[8] Manic Street Preachers, ‘Walk Me To The Bridge’

manics 2014

“DA-DA-DA-DAAA” – it’s a riff you have to sing along to. Juniors 1 and 2 sing along to the riff.

Well, this is timely, seeing as everyone’s talking about the Manic Street Preachers right now. Between you and me, I’m not sure I’ve ever listened to The Holy Bible all the way through, or at least not more than once. I was never invested in the cult of the Manics although I did buy ‘Stay Beautiful’, ‘Love’s Sweet Exile’ and ‘Motorcycle Emptiness’ (and Gold Against The Soul just for the first two singles), and later ‘A Design For Life’ and ‘If You Tolerate This…’. They just didn’t speak to my politics, which were, in essence, can I dance to it? And is Staropramen on tap?

Which makes it all the more surprising to see them here, so long after even their biggest fans would admit was their peak. Except for those fans who think that terrible single with Nina Persson was any good, of course. But this is such a great, punchy single. I always did like ‘Yellow Pearl’. And the false chorus appeals to the pop anarchist in me, as does the mild is-it-isn’t-it about Richey Edwards intrigue. Nicky Wire says it isn’t and you have to trust a man in shades, don’t you?
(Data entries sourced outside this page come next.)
__device__ __forceinline__ void loopfilter_rows4_body( const aa_frame_list & list, const int n_groups, const int mbh_max, const int mbw_max, aa_sync_ws * ws, uint8_t * bnd,
                                                        const int n_xcd, LfStripLds & S, int & s_ticket, const int dbg )
{
  const int xcc = xcc_id();
  if ( xcc >= n_xcd ) { if ( threadIdx.x == 0 ) atomicExch( &ws->error, 3 ); return; }
  for ( ;; ) {
    const int t = take_ticket( ws, xcc, &s_ticket, threadIdx.x );
    const int mine = xcc < n_groups ? ( n_groups - xcc + n_xcd - 1 ) / n_xcd : 0;
    if ( t >= mine * mbh_max ) return;
    loopfilter_strip_row( list, ( t % mine ) * n_xcd + xcc, t / mine, mbh_max, mbw_max, ws, bnd, S, dbg, xcc );
  }
}

__global__ __launch_bounds__( kLanes ) __attribute__( ( amdgpu_waves_per_eu( 2 ) ) ) void k_loopfilter_rows4( const aa_frame_list list, const int n_groups, const int mbh_max, const int mbw_max, aa_sync_ws * ws, uint8_t * bnd,
                                                                 const int n_xcd, const int dbg )
{
  __builtin_amdgcn_s_setprio( 3 );

  __shared__ LfStripLds S;
  __shared__ int s_ticket;
  loopfilter_rows4_body( list, n_groups, mbh_max, mbw_max, ws, bnd, n_xcd, S, s_ticket, dbg );
}

__global__ void k_probe_xcds( int * out )
{
  if ( threadIdx.x == 0 ) atomicAdd( &out[xcc_id() & 15], 1 );
}

__global__ void k_probe_concurrency( uint32_t * counter, uint32_t * seen, uint32_t n, unsigned long long timeout, int slot )
{
  if ( threadIdx.x || blockIdx.x ) return;
  __hip_atomic_fetch_add( counter, 1u, __ATOMIC_RELAXED, __HIP_MEMORY_SCOPE_AGENT );
  const unsigned long long t0 = wall_clock64();
  uint32_t m;
  while ( ( m = __hip_atomic_load( counter, __ATOMIC_RELAXED, __HIP_MEMORY_SCOPE_AGENT ) ) < n && wall_clock64() - t0 < timeout ) __builtin_amdgcn_s_sleep( 32 );
  seen[slot] = m;
}

__global__ void k_check_tickets( aa_sync_ws * ws, const int n_groups, const int mbh_max, const int n_xcd )
{
  if ( threadIdx.x != 0 || blockIdx.x != 0 ) return;
  for ( int x = 0; x < n_xcd; x++ ) {
    const int mine = x < n_groups ? ( n_groups - x + n_xcd - 1 ) / n_xcd : 0;
    const int t = __hip_atomic_load( &ws->ticket[x], __ATOMIC_RELAXED, __HIP_MEMORY_SCOPE_AGENT );
    if ( t < mine * mbh_max && atomicCAS( &ws->error, 0, 5 ) == 0 ) { ws->where[0] = x; ws->where[1] = t; ws->where[2] = mine * mbh_max; }
  }
}

__global__ void k_bind_rasters( const aa_raster_binding * b, int n )
{
  const int i = blockIdx.x * blockDim.x + threadIdx.x;
  if ( i >= n ) return;
  aa_dev_frame * f = b[i].job;
  for ( int p = 0; p < 3; p++ ) f->cur[p] = b[i].cur[p];
  for ( int r = 1; r < 4; r++ ) for ( int p = 0; p < 3; p++ ) f->ref[r][p] = b[i].ref[r - 1][p];
}

__global__ __launch_bounds__( 256 ) void k_gather_rasters( const aa_gather_job * jobs, uint8_t * staging, size_t stride )
{
  const aa_gather_job J = jobs[blockIdx.y];
  const uint4 * src = reinterpret_cast<const uint4 *>( J.src );
  uint4 * dst = reinterpret_cast<uint4 *>( staging + stride * blockIdx.y );
  const size_t n16 = J.bytes >> 4;
  for ( size_t i = size_t( blockIdx.x ) * 256 + threadIdx.x; i < n16; i += size_t( gridDim.x ) * 256 ) dst[i] = src[i];
  if ( blockIdx.x == 0 && threadIdx.x < ( J.bytes & 15 ) ) staging[stride * blockIdx.y + ( n16 << 4 ) + threadIdx.x] = J.src[( n16 << 4 ) + threadIdx.x];
}

constexpr int kRgbCy = 76309, kRgbCrv = 104574, kRgbCgu = 25642, kRgbCgv = 53281, kRgbCbu = 132213;

template <int ESZ, int N>
__device__ inline void rgb_store( uint8_t * p, const uint32_t ( &e )[N], const int n, const bool fast )
{
  static_assert( ( N * ESZ ) % 16 == 0, "whole 16-byte pieces" );
  if ( fast ) {
    uint32_t w[N * ESZ / 4];
#pragma unroll
    for ( int i = 0; i < N * ESZ / 4; i++ ) {
      if ( ESZ == 1 ) w[i] = e[4 * i] | e[4 * i + 1] << 8 | e[4 * i + 2] << 16 | e[4 * i + 3] << 24;
      else if ( ESZ == 2 ) w[i] = ( e[2 * i] & 0xFFFFu ) | e[2 * i + 1] << 16;
      else w[i] = e[i];
    }
    uint4 * q = reinterpret_cast<uint4 *>( p );
#pragma unroll
    for ( int i = 0; i < N * ESZ / 16; i++ ) q[i] = make_uint4( w[4 * i], w[4 * i + 1], w[4 * i + 2], w[4 * i + 3] );
    return;
  }
#pragma unroll
  for ( int i = 0; i < N; i++ )
    if ( i < n )
#pragma unroll
      for ( int b = 0; b < ESZ; b++ ) p[i * ESZ + b] = static_cast<uint8_t>( e[i] >> ( 8 * b ) );
}

template <int F>
__global__ __launch_bounds__( 256 ) void k_render_rgb( const aa_rgb_job * jobs, const uint32_t * table )
{
  constexpr bool kFloat = F >= AA_RGB_F16_CHW;
  constexpr int kEsz = F == AA_RGB_F32_CHW ? 4 : F >= AA_RGB_F16_CHW ? 2 : 1;
  __shared__ uint32_t T[kFloat ? 768 : 1];
  if ( kFloat ) {
    for ( int i = threadIdx.x; i < 768; i += 256 ) T[i] = table[i];
    __syncthreads();
  }
  const aa_rgb_job & J = jobs[blockIdx.y];
  const uint32_t groups = J.groups, w = J.width, h = J.height;
  const uint32_t t = blockIdx.x * 256u + threadIdx.x;
  if ( t >= groups * ( ( h + 1 ) >> 1 ) ) return;
  const int k = static_cast<int>( t / groups ), x0 = static_cast<int>( t - uint32_t( k ) * groups ) * 16;
  const int cw = static_cast<int>( ( w + 1 ) >> 1 ), ch = static_cast<int>( ( h + 1 ) >> 1 );
  const int j0 = x0 >> 1, je = min( j0 + 8, cw - 1 );
  const int crow[3] = { max( k - 1, 0 ), k, min( k + 1, ch - 1 ) };
  int c[2][3][9];
#pragma unroll
  for ( int p = 0; p < 2; p++ )
#pragma unroll
    for ( int r = 0; r < 3; r++ ) {
      const uint8_t * row = J.plane[1 + p] + size_t( crow[r] ) * J.stride_c;
      const uint2 q = *reinterpret_cast<const uint2 *>( row + j0 );
      c[p][r][8] = row[je];
#pragma unroll
      for ( int i = 0; i < 8; i++ ) {
        const int b = static_cast<int>( ( ( i < 4 ? q.x : q.y ) >> ( 8 * ( i & 3 ) ) ) & 255u );
        c[p][r][i] = j0 + i > je ? c[p][r][8] : b;
      }
    }
  const int n = min( 16, static_cast<int>( w ) - x0 );
  for ( int r = 0; r < 2; r++ ) {
    const int y = 2 * k + r;
    if ( y >= static_cast<int>( h ) ) continue;
    const uint4 yq = *reinterpret_cast<const uint4 *>( J.plane[0] + size_t( y ) * J.stride_y + x0 );
    const uint32_t yw[4] = { yq.x, yq.y, yq.z, yq.w };
    int v[2][9];
#pragma unroll
    for ( int p = 0; p < 2; p++ )
#pragma unroll
      for ( int i = 0; i < 9; i++ ) v[p][i] = 3 * c[p][1][i] + c[p][r ? 2 : 0][i];
    uint32_t R[16], G[16], B[16];
#pragma unroll
    for ( int i = 0; i < 16; i++ ) {
      const int Y = static_cast<int>( ( yw[i >> 2] >> ( 8 * ( i & 3 ) ) ) & 255u );
      const int j = i >> 1;
      const int u8 = ( i & 1 ) ? v[0][j] + v[0][j + 1] : 2 * v[0][j];
      const int v8 = ( i & 1 ) ? v[1][j] + v[1][j + 1] : 2 * v[1][j];
      const int yt = 8 * kRgbCy * ( Y - 16 ), ut = u8 - 1024, vt = v8 - 1024;
      R[i] = static_cast<uint32_t>( min( max( ( yt + kRgbCrv * vt + ( 1 << 18 ) ) >> 19, 0 ), 255 ) );
      G[i] = static_cast<uint32_t>( min( max( ( yt - kRgbCgu * ut - kRgbCgv * vt + ( 1 << 18 ) ) >> 19, 0 ), 255 ) );
      B[i] = static_cast<uint32_t>( min( max( ( yt + kRgbCbu * ut + ( 1 << 18 ) ) >> 19, 0 ), 255 ) );
    }
    uint8_t * const row = J.dst + y * J.row_stride;
    if ( F == AA_RGB_U8_HWC3 || F == AA_RGB_U8_HWC4 ) {
      constexpr int C = F == AA_RGB_U8_HWC3 ? 3 : 4;
      uint32_t e[16 * C];
#pragma unroll
      for ( int i = 0; i < 16; i++ ) {
        e[C * i] = R[i]; e[C * i + 1] = G[i]; e[C * i + 2] = B[i];
        if ( C == 4 ) e[C * i + 3] = 255u;
      }
      uint8_t * const p = row + x0 * C;
      rgb_store<1, 16 * C>( p, e, n * C, n == 16 && !( reinterpret_cast<uintptr_t>( p ) & 15 ) );
    } else {
#pragma unroll
      for ( int ci = 0; ci < 3; ci++ ) {
        const uint32_t * const src = ci == 0 ? R : ci == 1 ? G : B;
        uint32_t e[16];
#pragma unroll
        for ( int i = 0; i < 16; i++ ) e[i] = kFloat ? T[ci * 256 + src[i]] : src[i];
        uint8_t * const p = row + ci * J.plane_stride + x0 * kEsz;
        rgb_store<kEsz, 16>( p, e, n, n == 16 && !( reinterpret_cast<uintptr_t>( p ) & 15 ) );
      }
    }
  }
}

}

__global__ __launch_bounds__( 256 ) void k_lf_relevel( const aa_mb_info * src, aa_mb_info * dst, unsigned nmb, uint32_t levels )
{
  const unsigned i = blockIdx.x * blockDim.x + threadIdx.x;
  if ( i >= nmb ) return;
  const uint4 * s = reinterpret_cast<const uint4 *>( src + i );
  uint4 * d = reinterpret_cast<uint4 *>( dst + i );
  uint4 head = s[0];
  const uint32_t seg = ( head.x >> 24 ) & 3u;
  head.y = ( head.y & 0xFFFF00FFu ) | ( ( ( levels >> ( 8 * seg ) ) & 255u ) << 8 );
  d[0] = head;
  for ( int k = 1; k < 5; k++ ) d[k] = s[k];
}
static_assert( sizeof( aa_mb_info ) == 80, "k_lf_relevel copies five 16-byte pieces" );

int launch_lf_relevel( const aa_mb_info * src, aa_mb_info * dst, unsigned nmb, uint32_t levels, void * stream )
{
  hipLaunchKernelGGL( k_lf_relevel, dim3( ( nmb + 255 ) / 256 ), dim3( 256 ), 0, static_cast<hipStream_t>( stream ), src, dst, nmb, levels );
  return static_cast<int>( hipGetLastError() );
}

int launch_gather_rasters( const aa_gather_job * jobs, int n, uint8_t * staging, size_t stride, size_t max_bytes, void * stream )
{
  const unsigned per = static_cast<unsigned>( std::min<size_t>( 64, std::max<size_t>( 1, max_bytes / ( 256 * 16 * 4 ) ) ) );
  for ( int base = 0; base < n; base += 32768 ) {
    const int cnt = std::min( 32768, n - base );
    hipLaunchKernelGGL( k_gather_rasters, dim3( per, cnt ), dim3( 256 ), 0, static_cast<hipStream_t>( stream ), jobs + base, staging + stride * base, stride );
    if ( hipError_t e = hipGetLastError() ) return static_cast<int>( e );
  }
  return 0;
}

int launch_render_rgb( const aa_rgb_job * jobs, int n, int format, const uint32_t * table, uint32_t max_threads, void * stream )
{
  const unsigned blocks = ( max_threads + 255u ) / 256u;
  const hipStream_t st = static_cast<hipStream_t>( stream );
  for ( int base = 0; base < n; base += 32768 ) {
    const dim3 grid( blocks, std::min( 32768, n - base ) );
    switch ( format ) {
      case AA_RGB_U8_HWC3: hipLaunchKernelGGL( k_render_rgb<AA_RGB_U8_HWC3>, grid, dim3( 256 ), 0, st, jobs + base, table ); break;
      case AA_RGB_U8_HWC4: hipLaunchKernelGGL( k_render_rgb<AA_RGB_U8_HWC4>, grid, dim3( 256 ), 0, st, jobs + base, table ); break;
      case AA_RGB_U8_CHW: hipLaunchKernelGGL( k_render_rgb<AA_RGB_U8_CHW>, grid, dim3( 256 ), 0, st, jobs + base, table ); break;
      case AA_RGB_F16_CHW: hipLaunchKernelGGL( k_render_rgb<AA_RGB_F16_CHW>, grid, dim3( 256 ), 0, st, jobs + base, table ); break;
      case AA_RGB_BF16_CHW: hipLaunchKernelGGL( k_render_rgb<AA_RGB_BF16_CHW>, grid, dim3( 256 ), 0, st, jobs + base, table ); break;
      case AA_RGB_F32_CHW: hipLaunchKernelGGL( k_render_rgb<AA_RGB_F32_CHW>, grid, dim3( 256 ), 0, st, jobs + base, table ); break;
      default: return static_cast<int>( hipErrorInvalidValue );
    }
    if ( hipError_t e = hipGetLastError() ) return static_cast<int>( e );
  }
  return 0;
}

int launch_bind_rasters( const aa_raster_binding * b, int n, void * stream )
{
  hipLaunchKernelGGL( k_bind_rasters, dim3( ( n + 63 ) / 64 ), dim3( 64 ), 0, static_cast<hipStream_t>( stream ), b, n );
  return static_cast<int>( hipGetLastError() );
}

[5] Manic Street Preachers, ‘So Why So Sad (Sean Penn Mix – Avalanches)

Is this really the done thing? Heroes of the year, The Avalanches took the Manics’ dreary and slightly odd Showaddywaddyesque plodder and kicked out the stinking chorus, droning Nicky Wire echoed vocal lines, misplaced moog and general sense of melodic dead-end – and replaced all the tired parts with Beach Boys glitter, sun-kissed Hawaiian keyboard strokes and chugging percussion, creating a dizzily gorgeous seaside twilight happy mix. Then they named it after Sean Penn. Pure crazed genius. It’s just a pity for the Preachers that these Aussie samplesmiths couldn’t be around every day. Pity for us too – think of the records we would have been spared.

Junior stood before me, wielding a plastic sword. That might have been how The Avalanches did it, come to think.

[2] Cornershop, ‘Brimful Of Asha’

Not the crazee Norman Cook remix and its forced jollity and helium vocals. This is the real deal, one of the cutest 45s in years. No other record has so successfully married a tribute to Asha Bhosle and a paean to the 7” single. God knows many have tried.

Junior takes the opportunity, as Marc Bolan – an obvious Cornershop influence – once sang, to “ride a green, blue and red snail like the people of the Beltane”. It’s a rocking horse, in the form of a snail. You know the sort of thing. Before saddling up, she was boogieing along and wondering if this really could be the same band that got caught up in all that Riot Grrl nonsense. Damn the NME. They know how to brand a band.

I was surprised to clock that this is five minutes long. It’s so concise and trim, with just enough embellishment in the strings and handclaps, that you think it’s the classic three-minute pop song. Tjinder Singh also ticks another of my favourite boxes by trying the ‘Young Americans’ trick of fitting too many words in each line. He succeeds where many a Manic Street Preacher has failed.

God. It should be No.1. It’s just that the next song ate rock music, spat it out and ruined its own makers.

[19] Manic Street Preachers, ‘Stay Beautiful’

Manic Street Preachers

So, they arrived looking like Joe Strummer fronting Japan, lost their spiritual core and eventually waddled off dressed as fat Welshman at Next. A bizarre trajectory that became very uninteresting very quickly. They were never much good. Some diverting early singles, the odd OK track on later albums, not enough to justify the devotion.

Standard gibberish in the lyrics. Junior looked all louche, draped over the side of her chair. A mess of eyeliner and spraypaint sounds like a whale of a time to her.

Ah, I do like this shoddy record. It was the first MSPs song I ever heard and I was wryly surprised that this new, shocking punk thing had basically recorded a Huey Lewis melody.